Come durante il nostro primo confronto nel mio ufficio, mi alzo di scatto costringendolo a tirarsi su a sua volta. Gli punto l'indice praticamente sotto il naso.

"Se mai è successo che mi sia comportata in maniera infantile, è stato solo per adeguarmi alla persona che avevo di fronte! E comunque tu per me non hai mai rappresentato un giocattolo! Come puoi anche solo pensare queste cose di me?"

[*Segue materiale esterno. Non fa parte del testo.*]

# yoffy/libiqo

Hardware: AMD Instinct MI355X
Metric: Mpix/s Lanczos-3 U8 4K→1080p at 1/2/4/8 GPUs; achieved HBM GB/s %peak (higher is better)
Workload: dtype u8; 1 GPU; C2 Lanczos-3 U8 1ch 3840x2160->1920x1080; frames_per_gpu=1024, global_frames=1024, parallelism=image-sharded x1 (independent shards, no collective), kernel=lanczos_stream, bands_per_frame=auto, step=one libiqo_hip launch over the rank's device-resident batch

## Files before the change

### include/iqo_hip.h

```cpp
#ifndef IQO_HIP_H
#define IQO_HIP_H

#include <stddef.h>
#include <stdint.h>

#ifdef __cplusplus
extern "C" {
#endif

#define IQO_HIP_OK 0
#define IQO_HIP_EINVAL (-1)
#define IQO_HIP_ENODEV (-2)
#define IQO_HIP_ENOMEM (-3)
#define IQO_HIP_EHIP (-4)
#define IQO_HIP_EUNSUP (-5)

enum { IQO_METHOD_LANCZOS = 0, IQO_METHOD_AREA = 1, IQO_METHOD_LINEAR = 2 };

enum {
    IQO_KERNEL_GENERAL = 0,
    IQO_KERNEL_LANCZOS_STREAM = 1,
    IQO_KERNEL_AREA_INT = 2,
    IQO_KERNEL_LINEAR_UP2 = 3,
    IQO_KERNEL_TILE = 4,
// ... 145 lines not shown
int iqo_host_packed_kernel_for(int method, unsigned degree, int channels, size_t srcW, size_t srcH, size_t dstW,
                               size_t dstH, size_t pxScale);

enum {
    IQO_YUV420_NONE = 0,
    IQO_YUV420_LZ_SYMB10 = 1,
    IQO_YUV420_LZ_SYM10 = 2,
    IQO_YUV420_LZ_SYMB8 = 3,
    IQO_YUV420_LZ_SYM8 = 4,
    IQO_YUV420_AREA44 = 5,
    IQO_YUV420_AREA22 = 6,
    IQO_YUV420_AREA2Y = 7,
    IQO_YUV420_AREA4Y = 8,
    IQO_YUV420_AREA8Y = 9,
    IQO_YUV420_AREA33 = 10,
    IQO_YUV420_AREA3Y = 11,
    IQO_YUV420_AREA6Y = 12,
    IQO_YUV420_LIN_D2 = 13,
    IQO_YUV420_LIN_UP2 = 14
};

int iqo_host_yuv420_fused(int method, unsigned degree, size_t srcW, size_t srcH, size_t dstW, size_t dstH);

void iqo_dropin_backend_counts(int *hip, int *cpu);

#ifdef __cplusplus
}
#endif
#endif
```

### libiqo_amd/__init__.py

```python
import ctypes
import os

__all__ = ["IqoError", "LanczosResizer", "AreaResizer", "LinearResizer", "Yuv420Resizer", "Nv12Resizer", "available",
           "lib", "host_tables", "host_kernel_for", "host_packed_kernel_for", "host_yuv420_fused", "host_band_src_rows", "copy_frames", "ipc_export", "ipc_open",
           "ipc_close", "KERNELS", "YUV420_FUSED", "COPY_PATHS", "LIB_PATH", "Norm", "OUT_F32", "OUT_F16", "OUT_BF16",
           "CS_BT601_LIMITED", "CS_BT601_FULL", "CS_BT709_LIMITED", "CS_BT709_FULL", "COLOR_STANDARDS", "RGB_ORDERS",
           "host_yuv_to_rgb", "yuv_rgb_workspace_bytes", "CHROMA_REPLICATE", "CHROMA_FULL", "CHROMA_MODES",
           "host_chroma_full_kernel"]

PKG_DIR = os.path.dirname(os.path.abspath(__file__))
LIB_PATH = os.environ.get("LIBIQO_AMD_LIB") or os.path.join(PKG_DIR, "libiqo_hip.so")

KERNELS = {0: "general", 1: "lanczos_stream", 2: "area_int", 3: "linear_up2", 4: "tile", 5: "walk", 6: "lanczos_up2", 7: "lanczos_d32", 8: "area_d32", 9: "lanczos_u23", 10: "linear_u23", 11: "lanczos_d31", 12: "ryx", 13: "ryg", 14: "packed_tile", 15: "packed_general"}
YUV420_FUSED = {0: "none", 1: "lz_symb10", 2: "lz_sym10", 3: "lz_symb8", 4: "lz_sym8", 5: "area44", 6: "area22",
                7: "area2y", 8: "area4y", 9: "area8y", 10: "area33", 11: "area3y", 12: "area6y", 13: "lin_d2",
                14: "lin_up2"}
_METHODS = {"lanczos": 0, "area": 1, "linear": 2}

_c_sz = ctypes.c_size_t
_vp = ctypes.c_void_p


class IqoError(RuntimeError):
    pass


class PlanDesc(ctypes.Structure):
    _fields_ = [("method", ctypes.c_int), ("device", ctypes.c_int), ("srcW", _c_sz), ("srcH", _c_sz),
                ("dstW", _c_sz), ("dstH", _c_sz), ("tapsX", ctypes.c_int), ("tapsY", ctypes.c_int),
                ("phasesX", ctypes.c_int), ("phasesY", ctypes.c_int), ("kernel", ctypes.c_int),
                ("bandsPerFrame", ctypes.c_int), ("tileRows", ctypes.c_int)]


class Norm(ctypes.Structure):
    _fields_ = [("dtype", ctypes.c_int), ("planes", ctypes.c_int), ("order", ctypes.c_int * 4),
                ("scale", ctypes.c_float * 4), ("bias", ctypes.c_float * 4)]


OUT_F32, OUT_F16, OUT_BF16 = 1, 2, 3
CS_BT601_LIMITED, CS_BT601_FULL, CS_BT709_LIMITED, CS_BT709_FULL = 0, 1, 2, 3
COLOR_STANDARDS = {"bt601": CS_BT601_LIMITED, "bt601-full": CS_BT601_FULL, "bt709": CS_BT709_LIMITED,
                   "bt709-full": CS_BT709_FULL}
RGB_ORDERS = {"rgb": (0, 1, 2), "bgr": (2, 1, 0), "rgba": (0, 1, 2, 3), "bgra": (2, 1, 0, 3)}
CHROMA_REPLICATE, CHROMA_FULL = 0, 1
CHROMA_MODES = {"replicate": CHROMA_REPLICATE, "full": CHROMA_FULL}


class IpcHandle(ctypes.Structure):
    _fields_ = [("bytes", ctypes.c_ubyte * 64), ("offset", ctypes.c_uint64)]


COPY_PATHS = {0: "same device", 1: "peer DMA (xGMI)", 2: "host staging", 3: "host<->device"}

_lib = None
# ... 25 lines not shown
                                             _vp, _vp]
    L.iqo_hip_band_src_rows.argtypes = [_vp, _c_sz, _c_sz, ctypes.POINTER(_c_sz), ctypes.POINTER(_c_sz)]
    L.iqo_hip_resize_band.argtypes = [_vp, _c_sz, _c_sz, _c_sz, _c_sz, _c_sz, _c_sz, _vp, _c_sz, _c_sz, _vp, _vp]
    L.iqo_hip_strerror.restype = ctypes.c_char_p
    L.iqo_hip_strerror.argtypes = [ctypes.c_int]
    L.iqo_hip_version.restype = ctypes.c_char_p
    L.iqo_host_tables.argtypes = [ctypes.c_int, ctypes.c_uint, _c_sz, _c_sz, _c_sz, _c_sz, _c_sz, ctypes.c_int,
                                  ctypes.POINTER(ctypes.c_int), ctypes.POINTER(ctypes.c_int),
                                  ctypes.POINTER(ctypes.c_int32), _c_sz]
    L.iqo_host_kernel_for.argtypes = [ctypes.c_int, ctypes.c_uint, _c_sz, _c_sz, _c_sz, _c_sz, _c_sz]
    L.iqo_host_kernel_for_layout.argtypes = L.iqo_host_kernel_for.argtypes + [_c_sz, _c_sz]
    L.iqo_host_band_src_rows.argtypes = [ctypes.c_int, ctypes.c_uint, _c_sz, _c_sz, _c_sz, _c_sz, _c_sz, _c_sz, _c_sz,
                                         ctypes.POINTER(_c_sz), ctypes.POINTER(_c_sz)]
    L.iqo_hip_plan_yuv420.argtypes = [ctypes.c_int, ctypes.c_uint, _c_sz, _c_sz, _c_sz, _c_sz, ctypes.c_int, pp]
    L.iqo_hip_yuv_plan_destroy.argtypes = [_vp]
    L.iqo_hip_yuv_plan_destroy.restype = None
    L.iqo_hip_yuv_plane.argtypes = [_vp, ctypes.c_int]
    L.iqo_hip_yuv_plane.restype = _vp
    L.iqo_hip_resize_yuv420_device.argtypes = [_vp, _c_sz, _c_sz, _c_sz, _c_sz, _vp, _vp, _vp, _c_sz, _c_sz, _c_sz,
                                               _vp, _vp, _vp, _vp, ctypes.POINTER(ctypes.c_int)]
    L.iqo_hip_resize_yuv420.argtypes = [_vp, _c_sz, _vp, _c_sz, _vp, _vp, _c_sz, _vp, _c_sz, _vp, _vp]
    L.iqo_host_packed_kernel_for.argtypes = [ctypes.c_int, ctypes.c_uint, ctypes.c_int, _c_sz, _c_sz, _c_sz, _c_sz, _c_sz]
    L.iqo_host_yuv420_fused.argtypes = [ctypes.c_int, ctypes.c_uint, _c_sz, _c_sz, _c_sz, _c_sz]
    L.iqo_hip_plan_nv12.argtypes = [ctypes.c_int, ctypes.c_uint, _c_sz, _c_sz, _c_sz, _c_sz, ctypes.c_int, pp]
    L.iqo_hip_nv12_plan_destroy.argtypes = [_vp]
    L.iqo_hip_nv12_plan_destroy.restype = None
    L.iqo_hip_nv12_plane.argtypes = [_vp, ctypes.c_int]
    L.iqo_hip_nv12_plane.restype = _vp
    L.iqo_hip_resize_nv12_device.argtypes = [_vp, _c_sz, _c_sz, _c_sz, _c_sz, _vp, _vp, _c_sz, _c_sz, _c_sz, _vp, _vp,
                                             _vp]
    src_nv12 = [_vp, _c_sz, _c_sz, _c_sz, _c_sz, _vp, _vp]
    src_i420 = src_nv12 + [_vp]
    to_rgb = [ctypes.c_int, ctypes.c_int, ctypes.POINTER(ctypes.c_int), _c_sz, _c_sz, _vp, _vp, _c_sz, _vp]
    to_norm = [ctypes.c_int, ctypes.POINTER(Norm), _c_sz, _c_sz, _c_sz, _vp, _vp, _c_sz, _vp]
    L.iqo_hip_yuv_rgb_workspace_bytes.argtypes = [_c_sz, _c_sz, _c_sz]
    L.iqo_hip_yuv_rgb_workspace_bytes.restype = _c_sz
    L.iqo_hip_resize_nv12_rgb_device.argtypes = src_nv12 + to_rgb
    L.iqo_hip_resize_nv12_norm_device.argtypes = src_nv12 + to_norm
    L.iqo_hip_resize_yuv420_rgb_device.argtypes = src_i420 + to_rgb + [ctypes.POINTER(ctypes.c_int)]
    L.iqo_hip_resize_yuv420_norm_device.argtypes = src_i420 + to_norm + [ctypes.POINTER(ctypes.c_int)]
    L.iqo_host_yuv_to_rgb.argtypes = [ctypes.c_int, _c_sz, _vp, _vp, _vp, _vp]
    L.iqo_hip_yuv_rgb_workspace_bytes_chroma.argtypes = [_c_sz, _c_sz, _c_sz, ctypes.c_int]
    L.iqo_hip_yuv_rgb_workspace_bytes_chroma.restype = _c_sz
    for name in ("iqo_hip_nv12_plan_set_chroma", "iqo_hip_yuv_plan_set_chroma"):
        getattr(L, name).argtypes = [_vp, ctypes.c_int]
    for name in ("iqo_hip_nv12_plan_chroma", "iqo_hip_yuv_plan_chroma"):
# ... 64 lines not shown
    return a.value, b.value
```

"e allora dimmelo perché cazzo sei qui!" mi urla lui spostando con decisione il mio dito dalla sua faccia

ho l'impulso irrefrenabile di abbracciarlo, non riesco a contenermi, cosi letteralmente mi butto su di lui, che rimane un attimo spiazzato, ma che poi risponde al mio abbraccio togliendomi quasi il respiro. Poi ci baciamo. Ed è come tornare a casa dopo tanto tempo, come respirare aria fresca dopo essere stato chiusa in una stanza troppo a lungo. Mi è mancato, mi è mancato tanto. Sono stata peggio di quanto mai potessi credere fosse possibile stare, dopo così poco tempo che ci frequentiamo. Eppure, ora che mi sono staccata dalle sue labbra, gli dico: "sgonfia le penne Boschetto, non sono qui per questo!"

"non sei qui perché ti mancavo? Sicuro, ti sei fatta tutte queste ore di viaggio solo per restituirmi un cazzo di ciondolino..." mi dice lui con sguardo malizioso prima di riprendere a baciarmi. Io lo assecondo per pochi attimi, poi continuo: "volevo davvero solo darti il ciondolo e volevo essere sicura che tu lo ricevessi. Tutto qua!"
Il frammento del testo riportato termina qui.